Problem → Within the listing below, please show every line carrying the string "long".

Data →
*** Begin section ***

# xiph/vorbis

Hardware: NVIDIA H100
Metric: stereo_blocks_per_sec_mdct_psy (higher is better)
Workload: dtype f32

## Files before the change

vorbis_b200/csrc/vb200.cu:

```cuda
#include <cuda_runtime.h>
#include <algorithm>
#include <atomic>
#include <cstdio>
#include <cstdlib>
#include <cstring>
#include <mutex>
#include <string>
#include <type_traits>
#include <vector>

#include "vorbis_b200.h"
#include "vb200_tables.h"
#include "vb200_kernels.cuh"
#include "vb200_cqn.cuh"
#include "vb200_psy2.cuh"
#include "vb200_psy3.cuh"
#include "vb200_floor1.cuh"
#include "vb200_env.cuh"
#include "vb200_res.cuh"
#include "vb200_streams.cuh"
#include "vb200_managed.cuh"
#include "floor1_db_table.h"

using namespace vb200;
// ... 1115 lines not shown
      case 1024: LAUNCH_XF(1024); break;
      case 2048: LAUNCH_XF(2048); break;
      default: LAUNCH_XF(0); break;
    }
#undef LAUNCH_XF
    rc = post_launch(c); if (rc) return rc;
  }
  return 0;
}

static int phaseA_psy_launch(vb200_ctx *c, int W, int nblocks, const vb200_phaseA_io *io, cudaStream_t st,
                             float *d_logfft, float *d_lmax, float *d_gmax) {
  const XformDev &X = c->dx[W];
  const int ch = c->setup.channels, N = X.N;
  const int rows = nblocks * ch;
  int rc;
  {
    const PsyDev &P0 = c->dpsy[2 * W], &P1 = c->dpsy[2 * W + 1];
    const size_t smem = psy2_smem(P0, P1);
    int rc = set_smem(k_phaseA_psy, smem); if (rc) return rc;
    {
      int &tuned = c->psy_carveout_ctas;
      const char *e = getenv("VB200_PSY_CTAS");
      const int ctas = e ? atoi(e) : c->psy_ctas_per_sm;
      if (tuned != ctas) {
        int pct = (int)((ctas * (smem + 1024) * 100 + 228 * 1024 - 1) / (228 * 1024));
        if (pct > 100) pct = 100;
        CU(cudaFuncSetAttribute(k_phaseA_psy, cudaFuncAttributePreferredSharedMemoryCarveout, pct));
        tuned = ctas;
      }
      c->psy_ctas_per_sm = ctas;
    }
    PhaseA2Args A;
    A.mdct_in = io->tap_mdct_raw ? io->tap_mdct_raw : io->mdct;
    A.logfft = d_logfft; A.lmax = d_lmax; A.gmax = d_gmax; A.desc = io->desc;
    A.mdct_out = io->mdct; A.logmdct = io->logmdct; A.logmask = io->logmask; A.ampmax_out = io->ampmax_out;
    A.tap_noise = io->tap_noise; A.tap_tone = io->tap_tone;
    { const char *e = getenv("VB200_DEBUG_SKIP"); A.dbg_skip = e ? atoi(e) : 0; }
    A.dbg_cycles = nullptr;
    if (getenv("VB200_PHASE_TIMING")) {
      void *p; if ((rc = ensure(c, 10, 16 * sizeof(unsigned long long), &p))) return rc;
      A.dbg_cycles = (unsigned long long *)p;
    }
    const int n = N / 2;
    const char *ev = getenv("VB200_PSY_V1");
    const bool v2ok = !(ev && atoi(ev)) && (n == 128 || n == 256 || n == 512 || n == 1024 || n == 2048);
    const char *ev2 = getenv("VB200_PSY_V2");
    const bool v3ok = v2ok && !(ev2 && atoi(ev2)) && P0.linesper == P1.linesper &&
                      psy3_supported(n, P0.total > P1.total ? P0.total : P1.total, P0.linesper);
    if (v3ok) {
      const int total = P0.total > P1.total ? P0.total : P1.total;
      const int nruns = P0.nruns > P1.nruns ? P0.nruns : P1.nruns;
      const int ngrp = P0.ngrp > P1.ngrp ? P0.ngrp : P1.ngrp;
      int R = 1;
      { const char *e = getenv("VB200_PSY_ROWS"); if (e) R = atoi(e) == 1 ? 1 : 2; }
      const size_t row_bytes = sizeof(float) * ((psy3_floats(n, total, nruns, ngrp) + 3) & ~(size_t)3);
      const size_t smem3 = row_bytes * R;
      int ctas = (int)((227 * 1024) / (smem3 + 1024));
      if (ctas > PSY3_MINB / R) ctas = PSY3_MINB / R;
      if (ctas < 1) ctas = 1;
      { const char *e = getenv("VB200_PSY_CTAS"); if (e) ctas = atoi(e); }
      const bool dbg3 = A.dbg_cycles || A.tap_noise || A.tap_tone;
#define LAUNCH_PSY3D(KK, RR, DD)                                                                   \
      do {                                                                                         \
        if ((rc = set_smem(k_phaseA_psy3<KK, RR, DD>, smem3))) return rc;                          \
        k_phaseA_psy3<KK, RR, DD><<<grid_for(c, (rows + RR - 1) / RR, ctas), PSY3_THREADS * RR, smem3, st>>>(P0, P1, ch, rows, A); \
      } while (0)
#define LAUNCH_PSY3R(KK, RR) do { if (dbg3) LAUNCH_PSY3D(KK, RR, true); else LAUNCH_PSY3D(KK, RR, false); } while (0)
#define LAUNCH_PSY4(KK)                                                                            \
      do {                                                                                         \
        if ((rc = set_smem(k_phaseA_psy4<KK>, row_bytes))) return rc;                              \
        k_phaseA_psy4<KK><<<grid_for(c, rows, PSY3_MINB), PSY3_THREADS, row_bytes, st>>>(P0, P1, ch, rows, A); \
      } while (0)
      static const bool psy_v4 = []() { const char *e = getenv("VB200_PSY_V4"); return e && atoi(e); }();
#define LAUNCH_PSY3(KK) do { if (psy_v4) LAUNCH_PSY4(KK); else if (R == 1) LAUNCH_PSY3R(KK, 1); else LAUNCH_PSY3R(KK, 2); } while (0)
      switch (n / 128) {
        case 1: LAUNCH_PSY3(1); break;
        case 2: LAUNCH_PSY3(2); break;
        case 4: LAUNCH_PSY3(4); break;
        case 8: LAUNCH_PSY3(8); break;
        default: LAUNCH_PSY3(16); break;
      }
#undef LAUNCH_PSY3R
#undef LAUNCH_PSY3D
#undef LAUNCH_PSY4
#undef LAUNCH_PSY3
    } else if (v2ok) {
      const int total = P0.total > P1.total ? P0.total : P1.total;
      const int nruns = P0.nruns > P1.nruns ? P0.nruns : P1.nruns;
      const int ngrp = P0.ngrp > P1.ngrp ? P0.ngrp : P1.ngrp;
      const size_t smem2 = sizeof(float) * psy2_floats(n, total, nruns, ngrp);
      int ctas = (int)((227 * 1024) / (smem2 + 1024));
      if (ctas > PSY2_MINB) ctas = PSY2_MINB;
      if (ctas < 1) ctas = 1;
      { const char *e = getenv("VB200_PSY_CTAS"); if (e) ctas = atoi(e); }
#define LAUNCH_PSY2(KK)                                                                            \
      do {                                                                                         \
        if ((rc = set_smem(k_phaseA_psy2<KK>, smem2))) return rc;                                  \
        k_phaseA_psy2<KK><<<grid_for(c, rows, ctas), PSY2_THREADS, smem2, st>>>(P0, P1, ch, rows, A); \
      } while (0)
      switch (n / 128) {
        case 1: LAUNCH_PSY2(1); break;
        case 2: LAUNCH_PSY2(2); break;
        case 4: LAUNCH_PSY2(4); break;
        case 8: LAUNCH_PSY2(8); break;
        default: LAUNCH_PSY2(16); break;
      }
#undef LAUNCH_PSY2
    } else {
      k_phaseA_psy<<<grid_for(c, rows, c->psy_ctas_per_sm), PSY_THREADS, smem, st>>>(P0, P1, ch, rows, A);
    }
    rc = post_launch(c); if (rc) return rc;
  }
  return 0;
}
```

*** End section ***

Output for this task →
      void *p; if ((rc = ensure(c, 10, 16 * sizeof(unsigned long long), &p))) return rc;
      A.dbg_cycles = (unsigned long long *)p;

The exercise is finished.